┌──
template <bool CULL, bool TILE, bool HOST = false, bool XV = false>
__device__ __forceinline__ void process_row(const EntK &e, const RowIn &in, float4 *tile, const int lane,
                                            const uint32_t row_first, const uint32_t row_count,
                                            const uint32_t mode, const lmd::FrustumK &fr,
                                            const bool have_prev, const uint32_t prev_first,
                                            float (&carry_mx)[16], uint32_t &carry_seq, bool &carry_valid,
                                            const HostIO *hio = nullptr, const RowPre *pre = nullptr,
                                            const XViewsK *xv = nullptr)
{
    const bool in_range = (uint32_t)lane < row_count;
    const uint32_t i = row_first + (in_range ? lane : 0);
    uint64_t host_want = ~0ull;
    bool host_filter = false;
    uint64_t stale_w = 0;
    if constexpr (HOST) {
        host_filter = hio->keep != nullptr;
        host_want = host_filter ? hio->keep[row_first >> 6] : ~0ull;
        if (hio->stale) stale_w = hio->stale[row_first >> 6];
    }

    const uint32_t fl = in.fl;
    const bool alive = in_range && (fl & CLAPGPU_E_ALIVE);
    const bool dirty = (mode & CLAPGPU_UPDATE_ALL_DIRTY) ? true : (fl & CLAPGPU_E_DIRTY) != 0;
    const int32_t p = in.p;
    uint32_t seq = in.sq & 0xffffu, pseq = in.sq >> 16;

    bool in_prev = false;
    float pm[16];
    uint32_t parent_seq_now = 0;
    bool parent_in_regs = false;
    if (TILE) {
        in_prev = have_prev && p >= 0 && (uint32_t)p >= prev_first && (uint32_t)p < prev_first + WAVE;
        const int src = in_prev ? (int)((uint32_t)p - prev_first) : lane;
#pragma unroll
        for (int k = 0; k < 16; k++) pm[k] = __shfl(carry_mx[k], src);
        parent_seq_now = __shfl(carry_seq, src);
        if constexpr (HOST) {
            const int valid = __shfl((int)carry_valid, src);
            parent_in_regs = in_prev && valid != 0;
        } else
            parent_in_regs = in_prev && (__shfl((int)carry_valid, src) != 0);
    }
    if (p >= 0 && !in_prev)
        parent_seq_now = (HOST ? pre->pseq : e.seqs[p]) & 0xffffu;

    bool rebuild = alive;
    int at = -1;
    if (alive && p >= 0 && (fl & CLAPGPU_E_JOINT_ATTACHED) && e.n_attach)
        at = find_attach(e, i);
    const bool attached = at >= 0;
    if (p >= 0) {
        if (!attached && pseq == parent_seq_now && !dirty)
            rebuild = false;
        else
            pseq = parent_seq_now;
    } else if (!dirty) {
        rebuild = false;
    }

    float mx[16], inv[16], bb[6], ctr[3];
    bool has_aabb = false;

    if (rebuild) {
        const float4 lo = HOST ? pre->lo : e.model_table[2 * in.mi];
        const float4 hi = HOST ? pre->hi : e.model_table[2 * in.mi + 1];
        float local_mx[16];
        if (attached)
            load_mat4(local_mx, e.attach_local + 16 * (size_t)at);
        else
            lmd::trs(local_mx, in.ps.x, in.ps.y, in.ps.z, in.ps.w, in.q.x, in.q.y, in.q.z, in.q.w);
        if (p >= 0) {
            if (!parent_in_regs) {
                if constexpr (HOST) {
#pragma unroll
                    for (int c = 0; c < 4; c++) {
                        pm[4 * c] = pre->pm[c].x; pm[4 * c + 1] = pre->pm[c].y; pm[4 * c + 2] = pre->pm[c].z; pm[4 * c + 3] = pre->pm[c].w;
                    }
                } else
                    load_mat4(pm, e.mx + 16 * (size_t)p);
            }
            lmd::mul(mx, pm, local_mx);
        } else {
#pragma unroll
            for (int k = 0; k < 16; k++) mx[k] = local_mx[k];
        }
        row_inverse(inv, mx);

        has_aabb = __float_as_uint(lo.w) == 0u;
        if (has_aabb)
            row_box(bb, ctr, mx, lo, hi);

        seq = (seq + 1) & 0xffffu;
        e.seqs[i] = seq | (pseq << 16);
        if (!(mode & CLAPGPU_UPDATE_ALL_DIRTY) && (fl & CLAPGPU_E_DIRTY))
            e.flags[i] = fl & ~CLAPGPU_E_DIRTY;
    }

    if (TILE) {
#pragma unroll
        for (int k = 0; k < 16; k++) carry_mx[k] = mx[k];
        carry_seq = seq;
        carry_valid = rebuild;
    }

    const uint64_t rebuilt_mask = __ballot(rebuild);
    if (e.rebuilt_mask && lane == 0) e.rebuilt_mask[row_first >> 6] = rebuilt_mask;
    const uint64_t aabb_mask = __ballot(rebuild && has_aabb);
    const uint64_t full = row_count == WAVE ? ~0ull : ((1ull << row_count) - 1ull);
    const size_t e0 = row_first;
    float4 *tile_a = tile, *tile_b = tile + 256;
    float *tile_f = reinterpret_cast<float *>(tile);

    if (rebuilt_mask == full) {
        float4 va[4], vb[4];
        stage_mat4(tile_a, mx, lane);
        stage_mat4(tile_b, inv, lane);
        wave_lds_fence();
        unstage_mat4(tile_a, va, lane);
        unstage_mat4(tile_b, vb, lane);
        store_mat4_rows(e.mx + 16 * e0, va, lane, (int)row_count);
        store_mat4_rows(e.inv_mx + 16 * e0, vb, lane, (int)row_count);
        wave_lds_fence();
    } else if (rebuild) {
        float4 *dm = reinterpret_cast<float4 *>(e.mx + 16 * (size_t)i);
        float4 *di = reinterpret_cast<float4 *>(e.inv_mx + 16 * (size_t)i);
#pragma unroll
        for (int c = 0; c < 4; c++) {
            dm[c] = make_float4(mx[4 * c], mx[4 * c + 1], mx[4 * c + 2], mx[4 * c + 3]);
            di[c] = make_float4(inv[4 * c], inv[4 * c + 1], inv[4 * c + 2], inv[4 * c + 3]);
        }
    }
    if (aabb_mask == full) {
        stage_rows<6>(tile_f, bb, lane);
        stage_rows<3>(tile_f + 6 * WAVE, ctr, lane);
        wave_lds_fence();
        store_rows<6>(tile_f, e.aabb + 6 * e0, lane, (int)row_count);
        store_rows<3>(tile_f + 6 * WAVE, e.center + 3 * e0, lane, (int)row_count);
        wave_lds_fence();
    } else if (rebuild && has_aabb) {
#pragma unroll
        for (int k = 0; k < 6; k++) e.aabb[6 * (size_t)i + k] = bb[k];
#pragma unroll
        for (int k = 0; k < 3; k++) e.center[3 * (size_t)i + k] = ctr[k];
    }

    const bool want_bv = e.bv_on != 0;
    if (CULL || want_bv) {
        if (in_range && !(rebuild && has_aabb)) {
            if constexpr (HOST) {
                bb[0] = pre->bb0.x; bb[1] = pre->bb0.y; bb[2] = pre->bb1.x; bb[3] = pre->bb1.y; bb[4] = pre->bb2.x; bb[5] = pre->bb2.y;
            } else {
#pragma unroll
                for (int k = 0; k < 6; k++) bb[k] = e.aabb[6 * (size_t)i + k];
            }
        }
    }
    if (want_bv) {
        bool inside = in_range && (fl & CLAPGPU_E_ALIVE) && point_in_box(e.bv_cam, bb);
        if (!inside && e.bv_has_ctl)
            inside = in_range && (fl & CLAPGPU_E_ALIVE) && point_in_box(e.bv_ctl, bb);
        if (inside && e.bv_has_ctl && i == e.bv_ctl_entity)
            inside = false;
        const uint64_t inside_mask = __ballot(inside);
        if (e.bv_inside && lane == 0) e.bv_inside[e0 >> 6] = inside_mask;
        if constexpr (HOST) {
            if (hio->o_inside && lane == 0) hio->o_inside[e0 >> 6] = inside_mask;
            host_want |= inside_mask;
        }
        if (inside_mask) {
            unsigned long long key = 0;
            if (inside) {
                const float4 lo = e.model_table[2 * in.mi], hi = e.model_table[2 * in.mi + 1];
                const float X = fabsf(hi.x - lo.x) * in.ps.w, Y = fabsf(hi.y - lo.y) * in.ps.w,
                            Z = fabsf(hi.z - lo.z) * in.ps.w;
                const float vol = X * Y * Z;
                key = ((unsigned long long)__float_as_uint(vol) << 32) | (0xFFFFFFFFu - i);
            }
#pragma unroll
            for (int off = 32; off > 0; off >>= 1) {
                const unsigned long long o = __shfl_xor(key, off);
                key = o > key ? o : key;
            }
            if (lane == 0 && key && e.bv_result)
                atomicMax(e.bv_result, key);
        }
    }
    if (CULL) {
        bool vis = in_range && (fl & CLAPGPU_E_ALIVE) && (fl & CLAPGPU_E_VISIBLE);
        if (vis && !(fl & CLAPGPU_E_SKIP_CULLING))
            vis = lmd::aabb_in_frustum_fast(fr, bb);
        const uint64_t m = __ballot(vis);
        if (lane == 0) {
            e.vis_mask[e0 >> 6] = m;
            e.vis_row_pop[e0 >> 6] = (uint8_t)__popcll(m);
            if constexpr (HOST) hio->o_vis[e0 >> 6] = m;
        }
        if constexpr (HOST) host_want |= m;
        if constexpr (XV) {
            const uint64_t mx_any = cull_extra_views(*xv, in_range && (fl & CLAPGPU_E_ALIVE) && (fl & CLAPGPU_E_VISIBLE), fl, bb,
                                                     (uint32_t)(e0 >> 6), lane);
            if constexpr (HOST) host_want |= mx_any;
        }
    } else {
        if constexpr (HOST) host_want = ~0ull;
    }

    if constexpr (HOST) {
        const uint64_t exported = host_filter ? (rebuilt_mask & host_want) : rebuilt_mask;
        if (rebuild && ((exported >> lane) & 1ull)) {
            float4 *hm = reinterpret_cast<float4 *>(hio->o_mx + 16 * (size_t)i);
            float4 *hi = reinterpret_cast<float4 *>(hio->o_inv + 16 * (size_t)i);
#pragma unroll
            for (int c = 0; c < 4; c++) {
                hm[c] = make_float4(mx[4 * c], mx[4 * c + 1], mx[4 * c + 2], mx[4 * c + 3]);
                hi[c] = make_float4(inv[4 * c], inv[4 * c + 1], inv[4 * c + 2], inv[4 * c + 3]);
            }
            if (has_aabb) {
                float2 *hb = reinterpret_cast<float2 *>(hio->o_aabb + 6 * (size_t)i);
                hb[0] = make_float2(bb[0], bb[1]); hb[1] = make_float2(bb[2], bb[3]); hb[2] = make_float2(bb[4], bb[5]);
                float *hc = hio->o_center + 3 * (size_t)i;
                hc[0] = ctr[0]; hc[1] = ctr[1]; hc[2] = ctr[2];
            }
        }
        const uint64_t late = hio->late_ok ? stale_w & host_want & ~rebuilt_mask & __ballot(alive) : 0ull;
        if ((late >> lane) & 1ull) {
            const float4 *sm = reinterpret_cast<const float4 *>(e.mx + 16 * (size_t)i);
            const float4 *si = reinterpret_cast<const float4 *>(e.inv_mx + 16 * (size_t)i);
            float4 *hm = reinterpret_cast<float4 *>(hio->o_mx + 16 * (size_t)i);
            float4 *hi = reinterpret_cast<float4 *>(hio->o_inv + 16 * (size_t)i);
#pragma unroll
            for (int c = 0; c < 4; c++) { hm[c] = sm[c]; hi[c] = si[c]; }
            const float2 *sb = reinterpret_cast<const float2 *>(e.aabb + 6 * (size_t)i);
            float2 *hb = reinterpret_cast<float2 *>(hio->o_aabb + 6 * (size_t)i);
            hb[0] = sb[0]; hb[1] = sb[1]; hb[2] = sb[2];
            const float *sc = e.center + 3 * (size_t)i;
            float *hc = hio->o_center + 3 * (size_t)i;
            hc[0] = sc[0]; hc[1] = sc[1]; hc[2] = sc[2];
        }
        if (lane == 0) {
            hio->o_rebuilt[row_first >> 6] = rebuilt_mask;
            if (hio->o_exported) hio->o_exported[row_first >> 6] = exported | late;
            if (hio->stale) {
                const uint64_t ns = (stale_w | rebuilt_mask) & ~(exported | late);
                if (ns != stale_w) hio->stale[row_first >> 6] = ns;
            }
        }
    }
}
└──
Copy every line above that includes the string "keep".

        host_filter = hio->keep != nullptr;
        host_want = host_filter ? hio->keep[row_first >> 6] : ~0ull;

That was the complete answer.